Самым простым и удобным движением является не прямолинейно-возвратное, а вращательное вокруг неподвижной оси, не изменяющей своего положения. При таком движении возможно достигнуть того, что вследствие самого движения не будет проявляться никаких вредных сил инерции. Нужно только самым точным образом уравновесить вращающиеся части, сбалансировать их, как выражаются техники. Ничтожное повышение веса в какой-нибудь части колеса при вращении его со скоростью нескольких десятков тысяч оборотов в минуту приведет к развитию таких сил инерции, что неточно сбалансированное колесо разлетится на куски.

Тихоходные двигатели с непосредственным вращательным движением были известны человечеству испокон веков. Подобными двигателями являются водяные и ветряные колеса.

Даровой энергией воды и ветра пользоваться, конечно, выгодно. Конструкция водяных и ветряных колес очень проста. Действующие модели их может построить каждый смышленый ребенок. Беда только в том, что работают эти двигатели не там, где нужно человеку, а там, где есть река; и не тогда, когда человеку нужно, а тогда, когда есть ветер.

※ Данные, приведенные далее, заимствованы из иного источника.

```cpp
int gg_host_spiral_skew(int n, int* header, int* pattern, int* lane_begin, int* lane_end, int* cell_home, int* irr_level_start,
                        uint32_t* irr_recs, int irr_cap_words) {
    std::vector<int> ls;
    std::vector<uint32_t> vs;
    gg::build_spiral_schedule(n, ls, vs);
    gg::SkewTables t;
    gg::build_spiral_skew(n, ls, vs, t);
    const int h[10] = {t.ok ? 1 : 0, t.K, t.KP, t.rows, t.levels, t.row0, t.lanes, (int)t.n_irregular, t.max_irr_per_level, (int)t.n_regular};
    std::memcpy(header, h, sizeof(h));
    if (!t.ok) return 0;
    if (pattern) std::memcpy(pattern, t.pattern, sizeof(t.pattern));
    if (lane_begin) std::memcpy(lane_begin, t.lane_begin.data(), t.lane_begin.size() * sizeof(int));
    if (lane_end) std::memcpy(lane_end, t.lane_end.data(), t.lane_end.size() * sizeof(int));
    if (cell_home) std::memcpy(cell_home, t.cell_home.data(), t.cell_home.size() * sizeof(int));
    if (irr_level_start) std::memcpy(irr_level_start, t.irr_level_start.data(), t.irr_level_start.size() * sizeof(int));
    if (irr_recs && irr_cap_words >= (int)t.irr_recs.size()) std::memcpy(irr_recs, t.irr_recs.data(), t.irr_recs.size() * sizeof(uint32_t));
    return 1;
}

int gg_host_move_map(double res, double* pos_xy, double nx, double ny, int* shift_ij) {
    gg::move_map(res, pos_xy[0], pos_xy[1], nx, ny, shift_ij[0], shift_ij[1]);
    return (shift_ij[0] != 0 || shift_ij[1] != 0) ? 1 : 0;
}

int gg_host_geometry_constants(double dimension_m, float resolution, unsigned flags, double* out) {
    gg::Const k;
    gg::derive_geometry(dimension_m, resolution, flags, k);
    const double v[9] = {(double)k.N, (double)k.N2, (double)k.full_layers, (double)k.res_f, k.res, k.rres, k.len, k.half, k.res_sq};
    std::memcpy(out, v, sizeof(v));
    return 0;
}

int gg_host_config_constants(const gg_config* cfg, double* out) {
    gg::CfgConst k;
    gg::derive_config(*cfg, k);
    const double v[16] = {(double)k.max_ring, (double)k.pc_var_thresh_f, k.min_outlier_conf, k.outlier_tol, k.gp_thresh, k.df_sq, k.mdf_sq,
                          k.mdf10_sq, k.psc_sq, k.occ_factor, k.occ_factor2, k.dec_factor, k.lab_fac, k.lab_thres, k.lab_obs,
                          (double)k.decay_floor_ok};
    std::memcpy(out, v, sizeof(v));
    return 0;
}

// ... 32 lines not shown
```

### groundgrid_b200/csrc/gg_host.h

```cpp
#pragma once
#include <cstdint>
#include <vector>

#include "gg_internal.h"

namespace gg {
int cells_per_side(double dimension_m, float resolution);
void build_expected_points(int n, std::vector<float>& table);
void derive_geometry(double dimension_m, float resolution, unsigned flags, Const& k);
void derive_config(const gg_config& c, CfgConst& k);

class ConfigRegistry {
  public:
    void reset(int n_slots, const CfgConst& k);
    int assign(int slot, const CfgConst& k, bool* build);
    void invalidate(int id) { vars_[id].k.reserved = 1; }
    int variant_of(int slot) const { return slot_var_[slot]; }
    const CfgConst& constants(int id) const { return vars_[id].k; }
    int refs(int id) const { return vars_[id].refs; }
    int live() const;
    int ids() const { return (int)vars_.size(); }

  private:
    struct Variant {
// ... 2 lines not shown
    };
    std::vector<Variant> vars_;
    std::vector<int> slot_var_;
};
void move_map(double res, double& px, double& py, double nx, double ny, int& shift_i, int& shift_j);
void build_spiral_schedule(int n, std::vector<int>& level_start, std::vector<uint32_t>& visits);
void pack_cloud_range(const gg_point* src, size_t n, unsigned char* dst, size_t i0, size_t i1, bool cached = false);
int usable_cpus();

struct SkewTables {
    bool ok = false;
    int n = 0, K = 0, KP = 0, rows = 0, levels = 0, row0 = 8;
    int lanes = 0;
    size_t slots = 0;
    int pattern[36] = {0};
    int prev_q[4] = {1, 3, 7, 5};
    std::vector<int> lane_begin, lane_end;
    std::vector<int> lane_cell0;
    std::vector<int> cell_home;
    std::vector<int> irr_level_start;
    std::vector<uint32_t> irr_recs;
    int max_irr_per_level = 0;
    size_t n_regular = 0, n_irregular = 0;
    struct Access {
        int level, lane;
        int own, mirror, cell;
        int nb[9];
        int recent_lane[9];
        bool regular;
    };
    std::vector<Access> acc;
};
bool build_skew_sync(const SkewTables& t, int M, int xch_depth, std::vector<uint16_t>& req, int& n_agents);
void build_spiral_skew(int n, const std::vector<int>& level_start, const std::vector<uint32_t>& visits, SkewTables& t);
bool build_spiral_records(int n, double res_sq, const std::vector<int>& level_start, const std::vector<uint32_t>& visits,
                          int dist, std::vector<uint32_t>& recs, int& max_recent);
}

extern "C" {
int gg_host_cells_per_side(double dimension_m, float resolution);
int gg_host_expected_points(double dimension_m, float resolution, float* dst);
int gg_host_spiral_schedule(int n, int* level_start, int level_cap, uint32_t* visits, int visit_cap, int* n_levels, int* n_visits);
int gg_host_spiral_records(int n, float resolution, int dist, uint32_t* recs, int rec_cap_words, int* max_recent);
int gg_host_move_map(double res, double* pos_xy, double nx, double ny, int* shift_ij);
int gg_host_geometry_constants(double dimension_m, float resolution, unsigned flags, double* out);
int gg_host_config_constants(const gg_config* cfg, double* out);
int gg_host_config_registry(int n_slots, int n_ops, const int* op_slot, const gg_config* op_cfg, int* out);
int gg_host_pack_cloud(const gg_point* src, size_t n, unsigned char* dst);
int gg_host_pack_cloud_cached(const gg_point* src, size_t n, unsigned char* dst);
int gg_host_packer_selftest(int threads, int n_jobs, size_t n_points, int ring_slots, int rounds, int lag);
int gg_host_spiral_skew_sync(int n, int M, int xch_depth, uint16_t* req, int req_cap, int* n_agents);
int gg_host_spiral_skew(int n, int* header, int* pattern, int* lane_begin, int* lane_end, int* cell_home, int* irr_level_start, uint32_t* irr_recs, int irr_cap_words);
}
```

### groundgrid_b200/csrc/gg_internal.h

```cpp
#pragma once
#include <cuda.h>
#include <cuda_runtime.h>
#include <stdint.h>

#include "groundgrid_b200.h"

namespace gg {

enum Layer : int {
    L_GROUND = 0,
    L_GROUNDPATCH = 1,
    L_OBSTACLES = 2,
    L_VARIANCE = 3,
    L_MINH = 4,
    L_COUNT = 5,
    L_MAXH = 6,
    L_GCAND = 7,
    L_PLANEDIST = 8,
    L_M2 = 9,
    L_MEAN = 10,
    L_RAW = 11,
    L_NUM = 12,
    L_NUM_LIVE = 6,
};
// ... 34 lines not shown
    CfgConst cfg;
    const float4* detect_tab;
    double px, py;
    double t20, t21, t22, t23;
    float ox, oy, oz;
    float base_z_f;
    int n_points;
    int shift_i, shift_j;
    int slot;
    const gg_point* src;
    const float* packed;
};

struct OutDest {
    uint8_t* labels;
    uint32_t* index;
    gg_point* cloud;
    int* count;
    unsigned select;
    int reserved;
};

constexpr int SKEW_XCH_ASYNC = 4;
struct SkewView {
    float2* sk;
    float* sd;
    size_t slots;
    const int* cell_home;
    const int* ph_begin;
    const int* ph_end;
    const int* ph_cell0;
    int M, phases;
    const int* thr_ph_begin;
    const int* thr_ph_end;
    const int* thr_ph_cell0;
    int thr_M, thr_phases;
    const uint16_t* req;
    const uint16_t* thr_req;
    int sync_sleep;
    const uint4* irr_blocks;
    int irr_max, irr_chunks;
    int KP, rows, row0, lanes, levels;
    int pattern[36];
};

struct View {
    Const k;
    float* layers;
    int n_layers;
    const float* expected;
    gg_point* points;
    unsigned char* packed;
    uint2* zw;
    uint32_t* runj;
    float* zsorted;
    uint2* rundir;
    float* dist;
    uint32_t* code;
    uint8_t* labels;
    unsigned long long* cnt64;
    int* raw_i;
    int* cellstart;
    int4* worklist;
    int* wl_count;
    int* cell_agg;
    int cell_tiles;
// ... 68 lines not shown
```

### groundgrid_b200/csrc/gg_kernels.cu

```cuda
#include <cuda.h>

#include <cfloat>
#include <cstddef>
#include <cstdio>

#include "gg_internal.h"

namespace gg {
constexpr int GRID_STRIDE_BLOCKS = 132;

__device__ __forceinline__ int trunc_index(double v) {
    if (!(v == v)) return 1000000000;
    if (v > 1.0e9) return 1000000000;
    if (v < -1.0e9) return -1000000000;
    return __double2int_rz(v);
}

__device__ __forceinline__ int trunc_quotient(double a, double res, double rres) {
    const double q = __dmul_rn(a, rres);
    const double f = __dsub_rn(q, rint(q));
    if (fabs(q) < 1.0e6 && fabs(f) > 1.0e-6) return __double2int_rz(q);
    return trunc_index(__ddiv_rn(a, res));
}

// ... 1225 lines not shown
}

constexpr int SKEW_IRR_THREADS = 64;
constexpr int SKEW_RING = 16;
constexpr int SKEW_STAGE_LEAD = 10;

__device__ __forceinline__ void prefetch_l2(const void* p) { asm volatile("prefetch.global.L2 [%0];" ::"l"(p)); }
__device__ __forceinline__ void prefetch_l1(const void* p) { asm volatile("prefetch.global.L1 [%0];" ::"l"(p)); }

__device__ __forceinline__ void skew_publish(int* s_prog, int agent, int completed, int lane) {
    __syncwarp();
    if (lane == 0) asm volatile("st.release.cta.shared.u32 [%0], %1;" ::"r"(smem_u32(s_prog + agent)), "r"(completed) : "memory");
}
__device__ __forceinline__ void skew_wait(const int* s_prog, int need, int lane, int sleep_ns) {
    const uint32_t addr = smem_u32(s_prog + lane);
    for (;;) {
        int p;
        asm volatile("ld.acquire.cta.shared.u32 %0, [%1];" : "=r"(p) : "r"(addr) : "memory");
        if (__all_sync(0xffffffffu, p >= need)) break;
        if (sleep_ns) __nanosleep(sleep_ns);
    }
}

template <int SIDE, bool ASYNC>
__device__ __forceinline__ void skew_lane_thread(const View& v, const SlotParams& sp, float2* s_xch, int* s_prog) {
    const SkewView& w = v.skew;
    constexpr int XM = (ASYNC ? SKEW_XCH_ASYNC : 2) - 1;
    const int lane_id = threadIdx.x & 31;
    const int agent = threadIdx.x >> 5;
    const uint16_t* __restrict__ req = ASYNC ? w.req + (size_t)agent * w.levels * 32 + lane_id : nullptr;
    int need_nxt = ASYNC ? (int)__ldg(req) : 0;
    constexpr int PQ = SIDE == 0 ? 1 : (SIDE == 1 ? 3 : (SIDE == 2 ? 7 : 5));
    constexpr int PF_FAR = 8, PF_NEAR = 2;
    const int L = w.levels, KP = w.KP, lanes = w.lanes, M = w.M;
    const int m = threadIdx.x - SIDE * M;
    float2* __restrict__ SK = w.sk + (size_t)sp.slot * w.slots;
    const float* __restrict__ SD = w.sd + (size_t)sp.slot * w.slots;
    float* __restrict__ Gn = v.layer(sp.slot, L_GROUND);
    float* __restrict__ Cn = v.layer(sp.slot, L_GROUNDPATCH);
    const int cstep = SIDE == 0 ? v.k.N : (SIDE == 1 ? 1 : (SIDE == 2 ? -v.k.N : -1));
    int off[9];
#pragma unroll
    for (int q = 0; q < 9; ++q) off[q] = w.pattern[SIDE * 9 + q];
    int off_new = off[0];
#pragma unroll
    for (int q = 1; q < 9; ++q) off_new = max(off_new, off[q]);

    int ph = -1, lb = 0, le = 0, base0 = 0, cell0 = 0, xid = 0;
    int w_first = 0, w_last = 0;
    auto next_phase = [&]() {
        ++ph;
        const size_t e = ((size_t)ph * 4 + SIDE) * M + m;
        const int col = ph * M + m;
        lb = w.ph_begin[e];
        le = w.ph_end[e];
        base0 = (SIDE * w.rows + w.row0) * KP + col;
        cell0 = w.ph_cell0[e] - lb * cstep;
        xid = SIDE * KP + col;
    };
    auto warp_window = [&]() {
        w_first = lb < le ? lb - PF_FAR : 0x7fffffff;
        w_last = lb < le ? le : -1;
#pragma unroll
        for (int d = 16; d >= 1; d >>= 1) {
            w_first = min(w_first, __shfl_xor_sync(0xffffffffu, w_first, d));
            w_last = max(w_last, __shfl_xor_sync(0xffffffffu, w_last, d));
        }
        w_first = max(w_first, 0) & ~1;
    };
    next_phase();
    warp_window();

    float2 A[9], B[9];
    float dA = -1.0f, dB = -1.0f;
#pragma unroll
    for (int q = 0; q < 9; ++q) A[q] = B[q] = make_float2(0.f, 0.f);
    if (lb == 0 && le > 0) {
#pragma unroll
        for (int q = 0; q < 9; ++q) A[q] = SK[base0 + off[q]];
        dA = SD[base0];
    }
#define GG_LANE_LEVEL(l_, CUR, CURD, NXT, NXTD)                                                      \
    {                                                                                               \
        const int l__ = (l_);                                                                       \
        if (ASYNC) {                                                                                \
            const int need__ = need_nxt;                                                            \
            if (l__ + 1 < L) need_nxt = (int)__ldg(req + (size_t)(l__ + 1) * 32);                   \
            skew_wait(s_prog, need__, lane_id, w.sync_sleep);                                                     \
        }                                                                                           \
        if (l__ + PF_FAR >= lb && l__ + PF_FAR < le) {                                              \
            prefetch_l2(SK + (base0 + (l__ + PF_FAR) * KP + off_new));                              \
            prefetch_l2(SD + (base0 + (l__ + PF_FAR) * KP));                                        \
        }                                                                                           \
        if (l__ + PF_NEAR >= lb && l__ + PF_NEAR < le) {                                            \
            prefetch_l1(SK + (base0 + (l__ + PF_NEAR) * KP + off_new));                             \
            prefetch_l1(SD + (base0 + (l__ + PF_NEAR) * KP));                                       \
        }                                                                                           \
        if (l__ + 1 >= lb && l__ + 1 < le) {                                                        \
            const float2* p__ = SK + (base0 + (l__ + 1) * KP);                                      \
            _Pragma("unroll") for (int q = 0; q < 9; ++q) NXT[q] = p__[off[q]];                    \
            NXTD = SD[base0 + (l__ + 1) * KP];                                                      \
        }                                                                                           \
        if (l__ >= lb && l__ < le) {                                                                \
            CUR[PQ] = s_xch[((l__ - 1) & XM) * lanes + xid];                                        \
            const float2 r__ = spiral_visit(CUR, CURD);                                             \
            s_xch[(l__ & XM) * lanes + xid] = r__;                                                  \
            SK[base0 + l__ * KP] = r__;                                                             \
            Gn[cell0 + l__ * cstep] = r__.x;                                                        \
            if (CURD >= 0.0f) Cn[cell0 + l__ * cstep] = r__.y;                                      \
        }                                                                                           \
        if (ASYNC)                                                                                  \
            skew_publish(s_prog, agent, l__ + 1, lane_id);                                          \
        else                                                                                        \
            __syncthreads();                                                                        \
    }
    for (int l = 0; l < L; l += 2) {
        if (w.phases > 1) {
            bool moved = false;
            while (ph + 1 < w.phases && l >= le) {
                next_phase();
                moved = true;
            }
            if (__any_sync(0xffffffffu, moved)) warp_window();
        }
        if (l < w_first || l >= w_last) {
            if (ASYNC) {
                skew_publish(s_prog, agent, min(l + 2, L), lane_id);
                if (l + 2 < L) need_nxt = (int)__ldg(req + (size_t)(l + 2) * 32);
            } else {
                __syncthreads();
                if (l + 1 < L) __syncthreads();
            }
            continue;
        }
        GG_LANE_LEVEL(l, A, dA, B, dB)
        if (l + 1 < L) GG_LANE_LEVEL(l + 1, B, dB, A, dA)
    }
#undef GG_LANE_LEVEL
}

__device__ __forceinline__ void skew_named_barrier() { asm volatile("bar.sync 1, %0;" ::"n"(SKEW_IRR_THREADS) : "memory"); }
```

Творческой фантазии человека не под силу найти средство, чтобы заставить ветер дуть на железное колесо с надлежащей силой и постоянством. Вид мельницы, окруженной заказчиками, стоящей неподвижно из-за безветрия, скорее внушает мысль об искусственном ветре. Таким искусственным ветром является струя водяного пара. Она извергается из котла даже при невысоком давлении с огромной скоростью. Уже при пяти атмосферах первоначального давления пар вытекает из сосуда, в котором он заключен, со скоростью 500 метров в секунду, в то время как скорость ветра даже при урагане не превышает 40 метров в секунду. Пар давлением в десять атмосфер направляется в конденсатор со скоростью, вдвое превышающей скорость пули, выпущенной из современной винтовки. Скорость перегретого пара еще значительнее.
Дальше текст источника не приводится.